Menurutnya, kegiatan ini akan menjadi gerbang awal dari program yang lebih luas, setelah tahapan sosialisasi akan melaksanakan kegiatan lanjutan berupa penelusuran naskah kuno di wilayah Kabupaten Temanggung.
“Kami akan datang ke desa-desa, menjumpai para pemilik naskah, mendokumentasikan, memetakan, dan mengidentifikasi jenis dan isi naskah yang ada. Selain itu, visitasi ke lokasi penyimpanan seperti rumah adat, masjid tua, pondok pesantren, atau situs budaya akan menjadi agenda penting dalam menguatkan jaringan pelestarian,” tuturnya.

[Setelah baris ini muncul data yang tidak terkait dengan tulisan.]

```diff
+        const int P = P0 + t, Q = P + Dblk;
+        if (Q >= B.nb || Q * 16 > n - 1) break;
+        double* __restrict__ dst = B.pk + ((size_t)sq * kPkCopies + copy) * B.pk_stride + pk_tile(B.nb, P, Q);
+        dst[threadIdx.x] = T[t * TST + r * 17 + 4 * s + q];
+        dst[B.pk_stride + threadIdx.x] = T[t * TST + (4 * s + q) * 17 + r];
+    }
 }
 
 __device__ __forceinline__ d4 mfma4(d4 a, d4 b, d4 acc)
diff --git a/ractip_amd/csrc/mccaskill_strip.hip b/ractip_amd/csrc/mccaskill_strip.hip
--- a/ractip_amd/csrc/mccaskill_strip.hip
+++ b/ractip_amd/csrc/mccaskill_strip.hip
@@ -873,7 +873,7 @@
 
 template <int KD, int W, int FILT>
 __global__ __launch_bounds__(64 * W, (W >= 8 ? 4 : 2)) void lin_outside_strip(McBatch B, const LinModel* __restrict__ L, const double* __restrict__ wT, int d0,
-                                                                              int pin, int* __restrict__ bad)
+                                                                              int pin, int* __restrict__ bad, int store_all)
 {
     using P = OutStripPlan<KD, W>;
     constexpr int GS = P::GS, NM = P::NM, CD = P::CD, CA = P::CA, CE = P::CE, CS = P::CS, PADL = P::PADL;
@@ -1361,6 +1361,8 @@
         for (int r = w; r < 5 * KD; r += W) {
             const int tb = r / KD, k = r - tb * KD, d = d0 - k;
             const int slot_of[5] = {L_FM2O, L_FMO, L_FM1O, L_FCO, L_FCOX};
+            const int first = tb == 1 ? KD - 1 : (tb == 2 || tb == 3) ? KD - 2 : 0;
+            if (!store_all && k < first) continue;
             if (d >= 0 && i <= n - 1 - d) tab[slot_of[tb] * ts + (size_t)d * ld + i] = SFM2O[r * CS + PADL + lane];
         }
     }
@@ -1375,8 +1377,8 @@
 template __global__ void lin_inside_strip<8, 4, 0>(McBatch, const LinModel*, const double*, int, double, int);
 template __global__ void lin_inside_strip<8, 8, 0>(McBatch, const LinModel*, const double*, int, double, int);
 template __global__ void lin_inside_strip<8, 8, 1>(McBatch, const LinModel*, const double*, int, double, int);
-template __global__ void lin_outside_strip<8, 4, 0>(McBatch, const LinModel*, const double*, int, int, int*);
-template __global__ void lin_outside_strip<8, 8, 0>(McBatch, const LinModel*, const double*, int, int, int*);
-template __global__ void lin_outside_strip<8, 8, 1>(McBatch, const LinModel*, const double*, int, int, int*);
-
-}
+template __global__ void lin_outside_strip<8, 4, 0>(McBatch, const LinModel*, const double*, int, int, int*, int);
+template __global__ void lin_outside_strip<8, 8, 0>(McBatch, const LinModel*, const double*, int, int, int*, int);
+template __global__ void lin_outside_strip<8, 8, 1>(McBatch, const LinModel*, const double*, int, int, int*, int);
+
+}
diff --git a/ractip_amd/csrc/rh_api.hip b/ractip_amd/csrc/rh_api.hip
--- a/ractip_amd/csrc/rh_api.hip
+++ b/ractip_amd/csrc/rh_api.hip
@@ -120,6 +120,7 @@
     {"RH_FAR2", ENV_INT, &Ctx::far2},
     {"RH_STRIP_XCD", ENV_INT, &Ctx::strip_xcd},
     {"RH_F5_PASS", ENV_FLAG, &Ctx::f5_pass},
+    {"RH_STRIP_STORE_ALL", ENV_FLAG, &Ctx::strip_store_all},
     {"RH_ACC_WIDE", ENV_INT, &Ctx::acc_wide},
     {"RH_ACC_FINAL_T", ENV_INT, &Ctx::acc_final_t},
     {"RH_CO_WINDOW", ENV_INT, &Ctx::co_window},
```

Kabid Perpustakaan Dinpusip Niken Lestari menyampaikan tujuan pelaksanaan sosialisasi kegiatan naskah kuno untuk meningkatkan pemahaman masyarakat tentang pentingnya pelestarian naskah kuno sebagai warisan budaya dan sumber sejarah.
Selain itu, menjalin kerja sama antara Dinpusip dengan pemilik naskah, tokoh budaya, serta pemerhati sejarah lokal dan mendorong pelestarian dan dokumentasi naskah kuno sebagai bagian dari upaya pelindungan identitas lokal. (*)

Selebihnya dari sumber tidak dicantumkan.